I am not sure what the context is, are you preprocessing the files for some reason? If you are using it in real time, what I normally do with MVC is intercept the HTML stream after the razor engine is done with it. There are a number of ways you could do this, e.g. with a custom view/view engine. Simple example of doing this:

http://stackoverflow.com/questions/8642148/how-to-intercept-view-rendering-to-add-html-js-on-all-partial-views

Example of inserting CsQuery in in the middle of the output process:

// views can override this method to be notified that the output has been parsed into "Dom" 
// and can now be manipulated
protected virtual void OnCsQueryRender() {

}

protected CQ Dom {get;set;}
protected override void RenderView(ViewContext viewContext, TextWriter writer, object instance
{
    var sb = new StringBuilder();
    var sw = new StringWriter(sb);

    // render the view into out local writer
    base.RenderView(viewContext, sw, instance);
    Dom  = CQ.Create(sb.ToString());

   // notify client code that "Dom" has been created & it can do stuff
   OnCsQueryRender();

   // write it to the output stream
   writer.Write(Dom.Render());
}

If that is not what you need to do -- and you really need to parse razor formatted files BEFORE the engine does it's thing - I can see what would be involved in updating the parser with that option. It's probably not completely simple though, since as it is now, everything is pure HTML, and bounded by carat tags. Even though I just need to ignore it, this would change input handling significantly since the parser has to be able to recognize when a razor syntax block has been closed, meaning I have to actually parse it at some level.

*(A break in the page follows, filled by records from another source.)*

template <int N> SVR_DEVICE void cg_wait_vmcnt() { asm volatile("s_waitcnt vmcnt(%0)" ::"n"(N) : "memory"); }
template <int OFF> SVR_DEVICE void cg_rd2(bf16x8 (&r)[2], unsigned a0) {
    asm volatile("ds_read_b128 %0, %2 offset:%3\n\tds_read_b128 %1, %2 offset:%4"
                 : "=&v"(r[0]), "=&v"(r[1]) : "v"(a0), "n"(OFF), "n"(OFF + 1024) : "memory");
}
SVR_DEVICE void cg_mm4(f32x4 (&c)[2][2], const bf16x8 (&w)[2], const bf16x8 (&r)[2]) {
    c[0][0] = __builtin_amdgcn_mfma_f32_16x16x32_bf16(w[0], r[0], c[0][0], 0, 0, 0);
    c[0][1] = __builtin_amdgcn_mfma_f32_16x16x32_bf16(w[1], r[0], c[0][1], 0, 0, 0);
    c[1][0] = __builtin_amdgcn_mfma_f32_16x16x32_bf16(w[0], r[1], c[1][0], 0, 0, 0);
    c[1][1] = __builtin_amdgcn_mfma_f32_16x16x32_bf16(w[1], r[1], c[1][1], 0, 0, 0);
}
SVR_DEVICE void cg_mm4_inplace(f32x4 (&c)[2][2], const bf16x8 (&w)[2], const bf16x8 (&r)[2]) {
    asm volatile("v_mfma_f32_16x16x32_bf16 %0, %1, %2, %0" : "+v"(c[0][0]) : "v"(w[0]), "v"(r[0]));
    asm volatile("v_mfma_f32_16x16x32_bf16 %0, %1, %2, %0" : "+v"(c[0][1]) : "v"(w[1]), "v"(r[0]));
    asm volatile("v_mfma_f32_16x16x32_bf16 %0, %1, %2, %0" : "+v"(c[1][0]) : "v"(w[0]), "v"(r[1]));
    asm volatile("v_mfma_f32_16x16x32_bf16 %0, %1, %2, %0" : "+v"(c[1][1]) : "v"(w[1]), "v"(r[1]));
}
template <int N> SVR_DEVICE void cg_wait_rows(bf16x8 (&a)[2]) {
    asm volatile("s_waitcnt lgkmcnt(%2)" : "+v"(a[0]), "+v"(a[1]) : "n"(N));
    __builtin_amdgcn_sched_barrier(0);
}
template <int N> SVR_DEVICE void cg_wait_rows(bf16x8 (&a)[2], bf16x8 (&b)[2]) {
    asm volatile("s_waitcnt lgkmcnt(%4)" : "+v"(a[0]), "+v"(a[1]), "+v"(b[0]), "+v"(b[1]) : "n"(N));
    __builtin_amdgcn_sched_barrier(0);
}
template <int N> SVR_DEVICE void cg_wait_rows(bf16x8 (&a)[2], bf16x8 (&b)[2], bf16x8 (&c)[2], bf16x8 (&d)[2], bf16x8 (&e)[2],
                                              bf16x8 (&f)[2], bf16x8 (&g)[2], bf16x8 (&h)[2]) {
    asm volatile("s_waitcnt lgkmcnt(%16)"
                 : "+v"(a[0]), "+v"(a[1]), "+v"(b[0]), "+v"(b[1]), "+v"(c[0]), "+v"(c[1]), "+v"(d[0]), "+v"(d[1]),
                   "+v"(e[0]), "+v"(e[1]), "+v"(f[0]), "+v"(f[1]), "+v"(g[0]), "+v"(g[1]), "+v"(h[0]), "+v"(h[1]) : "n"(N));
    __builtin_amdgcn_sched_barrier(0);
}
template <int N> SVR_DEVICE void cg_wait_w(bf16x8 (&w)[2][2]) {
    asm volatile("s_waitcnt vmcnt(%4)" : "+v"(w[0][0]), "+v"(w[0][1]), "+v"(w[1][0]), "+v"(w[1][1]) : "n"(N));
    __builtin_amdgcn_sched_barrier(0);
}
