# robustrobotics/multi_view_stereonet

Hardware: AMD Instinct MI355X
Metric: depthmaps/sec at 512x256, 64 hypotheses, 2 src views; L1 vs ref (higher is better)
Workload: dtype f32; 1 GPU; GTA-SfM-shaped 512x256, D=64 hypotheses, 2 source views, cost-volume filter + 5 refiners; global_batch=256, parallelism=dp1 (independent images, all-gather of metric rows)

## Files before the change

### include/mvsn_hip.h

```cpp
#ifndef MVSN_HIP_H
#define MVSN_HIP_H

#include <stddef.h>
#include <stdint.h>

#ifdef __cplusplus
extern "C" {
#endif

#define MVSN_ABI_VERSION 6

#define MVSN_E_BADARG (-1)
#define MVSN_E_TOOLARGE (-2)
#define MVSN_E_WORKSPACE (-3)

typedef void *mvsn_stream_t;

int mvsn_abi_version(void);
const char *mvsn_last_error(void);

int mvsn_plane_sweep_setup(const float *T_right_in_left, const float *K_lvl0, const float *K_lvl4,
                           int n_chains, int rows4, int cols4, int num_idepth_samples,
                           float *idepth_samples, float *H_lvl4, float *H_inc, float *H_lvl0_plane0,
                           float *baseline, mvsn_stream_t stream);
// ... 104 lines not shown
                              long spatial, float *out, mvsn_stream_t stream);
int mvsn_groupnorm_lrelu_apply_records(const float *x, const float *records, int tiles, const float *gamma,
                                       const float *beta, const float *residual, const float *r_stats,
                                       const float *r_gamma, const float *r_beta, int n, long spatial, float *out,
                                       mvsn_stream_t stream);

int mvsn_conv_to1_supported(int rows, int cols);
int mvsn_conv_to1(const float *in, const float *weight, const float *bias, const float *prior, const float *fx,
                  int n, int depth, int rows, int cols, int kd, float *out, mvsn_stream_t stream);
int mvsn_conv_to1_volume_norm(const float *in_raw, const float *in_stats, const float *in_gamma, const float *in_beta,
                              const float *weight, const float *bias, int n, int depth, int rows, int cols, float *out,
                              mvsn_stream_t stream);
int mvsn_conv_to1_block(const float *in_raw, const float *in_stats, const float *in_gamma, const float *in_beta,
                        const float *in_residual, const float *weight, const float *bias, const float *prior,
                        const float *fx, int n, int rows, int cols, float *out, mvsn_stream_t stream);
int mvsn_conv_to1_block_records(const float *in_raw, const float *in_records, int tiles, const float *in_gamma,
                                const float *in_beta, const float *in_residual, const float *weight, const float *bias,
                                const float *prior, const float *fx, int n, int rows, int cols, float *out,
                                mvsn_stream_t stream);

int mvsn_soft_argmin(const float *cost, const float *idepth_samples, int n, int num_idepth_samples,
                     int pixels, float *idepth, mvsn_stream_t stream);

int mvsn_soft_argmin_confidence(const float *cost, const float *idepth_samples, int n, int num_idepth_samples,
                                int pixels, float *idepth, float *confidence, mvsn_stream_t stream);
int mvsn_confidence_fuse_sources(const float *confidence, int n_sources, int batch, int pixels, float *out,
                                 mvsn_stream_t stream);
int mvsn_confidence_mask(const float *confidence, const uint8_t *valid, long count, float min_confidence,
                         uint8_t *out, mvsn_stream_t stream);
int mvsn_fusion_gather(const float *maps, const int *view, const int *pixel, int n_views, long pixels_per_view,
                       long count, float *out, mvsn_stream_t stream);

int mvsn_channel_l2_norm(const float *x, int n, int channels, long pixels, float *out, mvsn_stream_t stream);
int mvsn_idepth_scale(const float *prior, const float *fx, int n, long pixels, float *out, mvsn_stream_t stream);
int mvsn_refiner_epilogue(const float *prior, const float *fx, const float *delta, int n, long pixels, float *out,
                          mvsn_stream_t stream);

int mvsn_upsample_bilinear(const float *in, int n, int channels, int rows_in, int cols_in, int rows_out,
                           int cols_out, float *out, mvsn_stream_t stream);
int mvsn_upsample_prior(const float *in, const float *fx, int n, int rows_in, int cols_in, int rows_out, int cols_out,
                        float *out, float *out_scaled, mvsn_stream_t stream);
int mvsn_upsample_mask(const uint8_t *in, int n, int channels, int rows_in, int cols_in, int rows_out,
                       int cols_out, uint8_t *out, mvsn_stream_t stream);

int mvsn_area_downsample(const float *in, int n, int channels, int rows_in, int cols_in, float *out,
                         mvsn_stream_t stream);

int mvsn_image_pyramid_supported(int rows, int cols, int levels);
int mvsn_image_pyramid(const float *in, int n, int channels, int rows, int cols, int levels, float *const *out_levels,
                       mvsn_stream_t stream);
int mvsn_prepare_cameras(const float *K, const float *T_right_in_left, int batch, int n_sources, int levels,
                         const int *level_sizes_dev, float *K_pyr, float *T_normalised, float *T_inverse_normalised,
                         float *baseline, mvsn_stream_t stream);

int mvsn_fuse_sources(const float *raw, const float *refined, const float *baseline, const uint8_t *mask,
                      int n_sources, int batch, int num_idepth_samples, int pixels, int refined_aliases_raw,
                      float *raw_out, float *refined_out, uint8_t *mask_out, mvsn_stream_t stream);

int mvsn_idepth_reproject_blocks(int pixels);
int mvsn_idepth_reproject(const float *K, const float *T_other_in_this, const float *idepth, const float *other_idepth,
                          const uint8_t *other_mask, int batch, int rows, int cols, float *idepth_in_other,
                          float *other_sampled, uint8_t *other_mask_sampled, uint8_t *invalid, float *uv,
                          float *absdiff_partials, mvsn_stream_t stream);
int mvsn_occlusion_mask(const float *idepth_in_other, const float *other_sampled, const uint8_t *invalid,
                        const float *absdiff_partials, int batch, int pixels, uint8_t *mask, mvsn_stream_t stream);
int mvsn_masked_l1(const float *a, const float *b, const uint8_t *skip_a, const uint8_t *skip_b, long n, int accumulate,
                   float *loss, mvsn_stream_t stream);

typedef struct {
  const float *in[3];
  int channels[3], sample_mod[3];
  const float *block_scale;
  int scale_mod, scale_block;
  int head_chunks, n_blocks;
  int dilation[6];
  const float *weights, *params;
  int tail_mode;
  const float *prior, *fx;
  int fx_mod;
  float *out;
} mvsn_tower_desc;
int mvsn_tower_16x32(const mvsn_tower_desc *desc, int n_samples, mvsn_stream_t stream);

int mvsn_depth_metrics_blocks(long pixels);
int mvsn_depth_metrics(const float *idepth_est, const float *depth_true, const float *baseline, int batch, long pixels,
                       float min_depth, float max_depth, double *partials, double *rows, mvsn_stream_t stream);

size_t mvsn_fusion_workspace_bytes(int n_ref, int n_slots, int rows, int cols);
int mvsn_fusion_consistency(const float *depth, const uint8_t *valid, const float *K, const float *T_cam_in_world,
                            const int *ref_views, const int *neighbours, int n_views, int n_ref, int n_slots, int rows,
                            int cols, float max_reproj_px, float max_rel_depth, int min_consistent, float *fused_depth,
                            uint8_t *count, int64_t *total, void *workspace, size_t workspace_bytes,
                            mvsn_stream_t stream);
int mvsn_fusion_emit(const float *fused_depth, const float *images, const int *ref_views, int n_ref, int rows, int cols,
                     int n_slots, const void *workspace, size_t workspace_bytes, long capacity, float *points,
                     uint8_t *colors, int *view, int *pixel, mvsn_stream_t stream);

#define MVSN_VOXEL_STATUS_RANGE 1
#define MVSN_VOXEL_STATUS_TABLE 2
size_t mvsn_voxel_workspace_bytes(long n);
int mvsn_voxel_assign(const float *points, long n, float voxel_size, float inv_voxel_size, float origin_x,
                      float origin_y, float origin_z, int64_t *result, void *workspace, size_t workspace_bytes,
                      mvsn_stream_t stream);
int mvsn_voxel_merge(const float *points, const uint8_t *colors, long n, float voxel_size, float inv_voxel_size,
                     float origin_x, float origin_y, float origin_z, void *workspace, size_t workspace_bytes,
                     long capacity, void *accumulators, float *out_points, uint8_t *out_colors, int *count,
                     int64_t *first, int64_t *inverse, mvsn_stream_t stream);

int mvsn_depth_normals(const float *depth, const uint8_t *valid, const float *K, const float *T_cam_in_world,
                       int n_views, int rows, int cols, float max_rel_step, float *normals, mvsn_stream_t stream);
int mvsn_normals_gather(const float *normals, const int *view, const int *pixel, int n_views, long pixels_per_view,
                        long count, float *out, mvsn_stream_t stream);
int mvsn_voxel_normals(const float *normals, const int64_t *inverse, long n, long m, void *accumulators, float *out,
                       mvsn_stream_t stream);

#define MVSN_CLOUD_STATUS_RANGE 1
#define MVSN_CLOUD_STATUS_TABLE 2
size_t mvsn_cloud_workspace_bytes(long n_target);
int mvsn_cloud_index_build(const float *target, long n, float cell, float inv_cell, int64_t *status, void *workspace,
                           size_t workspace_bytes, mvsn_stream_t stream);
int mvsn_cloud_nearest(const float *query, long nq, float inv_cell, float r2, const void *workspace,
                       size_t workspace_bytes, long n_target, float *dist2, int64_t *index, int *within,
                       mvsn_stream_t stream);

int mvsn_tsdf_camera_batch(void);
int mvsn_tsdf_integrate(const float *depth, const uint8_t *valid, const float *weights, const float *images,
                        const float *K, const float *T_cam_in_world, int n_views, int rows, int cols, int nx, int ny,
                        int nz, float voxel_size, float origin_x, float origin_y, float origin_z, float trunc,
                        float min_depth, float *sdf_sum, float *weight, float *color_sum, mvsn_stream_t stream);
size_t mvsn_tsdf_workspace_bytes(int nx, int ny, int nz);
int mvsn_tsdf_classify(const float *sdf_sum, const float *weight, int nx, int ny, int nz, float min_weight,
                       int64_t *result, void *workspace, size_t workspace_bytes, mvsn_stream_t stream);
int mvsn_tsdf_extract(const float *sdf_sum, const float *weight, const float *color_sum, int nx, int ny, int nz,
                      float voxel_size, float origin_x, float origin_y, float origin_z, float min_weight,
                      const void *workspace, size_t workspace_bytes, long n_vertices, long n_quads, float *vertices,
                      float *normals, uint8_t *colors, int64_t *faces, int64_t *cell, mvsn_stream_t stream);

size_t mvsn_tsdf_raycast_workspace_bytes(int nx, int ny, int nz);
int mvsn_tsdf_raycast(const float *sdf_sum, const float *weight, const float *color_sum, int nx, int ny, int nz,
                      float voxel_size, float origin_x, float origin_y, float origin_z, const float *K,
                      const float *T_cam_in_world, int n_views, int rows, int cols, float min_weight, float min_depth,
                      float max_depth, float step, void *workspace, size_t workspace_bytes, float *depth,
                      float *normals, float *colors, float *weight_out, mvsn_stream_t stream);

int mvsn_copy(void *dst, const void *src, size_t nbytes, mvsn_stream_t stream);
int mvsn_copy_many(void *const *dst, const void *const *src, const size_t *nbytes, int count, mvsn_stream_t stream);
int mvsn_gather_focal(const float *const *K_pyr, int levels, int batch, float *fx, mvsn_stream_t stream);
int mvsn_gather_strided(const float *src, int count, long stride, float *dst, mvsn_stream_t stream);

int mvsn_debug_set_band_flags(int flags);

int mvsn_debug_set_wino_rowphase(int mode);

int mvsn_debug_wino_plan(const mvsn_conv_desc *desc, int carrying, int out[8]);

int mvsn_debug_conv_plan(const mvsn_conv_desc *desc, int mode, int out[8]);

int mvsn_selftest_mfma(mvsn_stream_t stream);

#ifdef __cplusplus
}
#endif
#endif
```

### multi_view_stereonet_amd/_native.py

```python
import ctypes
import os
from ctypes import c_char_p, c_int, c_long, c_size_t, c_void_p, POINTER, Structure

import torch

_LIB_PATH = os.path.join(os.path.dirname(os.path.abspath(__file__)), "libmvsn_hip.so")
_lib = None


class ConvDesc(Structure):
    _fields_ = [("n", c_int), ("c_in", c_int), ("c_out", c_int), ("depth", c_int), ("rows", c_int),
                ("cols", c_int), ("kd", c_int), ("kh", c_int), ("kw", c_int), ("stride", c_int),
                ("dilation", c_int), ("precision", c_int)]


class ApplyJob(Structure):
    _fields_ = [("x", c_void_p), ("stats", c_void_p), ("gamma", c_void_p), ("beta", c_void_p),
                ("residual", c_void_p), ("r_stats", c_void_p), ("r_gamma", c_void_p), ("r_beta", c_void_p),
                ("out", c_void_p), ("n", c_int), ("reverse", c_int), ("spatial", c_long)]


class TowerDesc(Structure):
    _fields_ = [("inp", c_void_p * 3), ("channels", c_int * 3), ("sample_mod", c_int * 3), ("block_scale", c_void_p),
                ("scale_mod", c_int), ("scale_block", c_int), ("head_chunks", c_int), ("n_blocks", c_int),
                ("dilation", c_int * 6), ("weights", c_void_p), ("params", c_void_p), ("tail_mode", c_int),
                ("prior", c_void_p), ("fx", c_void_p), ("fx_mod", c_int), ("out", c_void_p)]


CONV_FP32, CONV_BF16X3, CONV_FP32_WINO, CONV_BF16 = 0, 1, 2, 3
CHAIN_AUTO, CHAIN_DIRECT, CHAIN_WINOGRAD, CHAIN_STEPWISE, CHAIN_BANDED = 0, 1, 2, 3, 4
ABI_VERSION = 6
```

joecoolish commented 12 years ago

Thank you for your response!

My usage is actually for a "Code Cleanup" utility that I'm developing. I have several MVC projects that I want to clean up, mainly move all inline style markup to a CSS class as well as make any bind-* attributes be added dynamically by jQuery.

http://stackoverflow.com/questions/10558483/automate-text-replace-in-visual-studio

That is a better explaination of what I'm trying to do.

I figured that I could either make a ton of Regex's, or utilize something that handles the actual DOM.

As for extending the existing functionality, I am noticing that it is the DomElementFactory that handles the actual Html string parsing, is that correct? I haven't had time to really go through the code too much, but if you think it won't be too hard for me to extend the existing tokenizer to accept Razor syntax, I might go ahead and do it.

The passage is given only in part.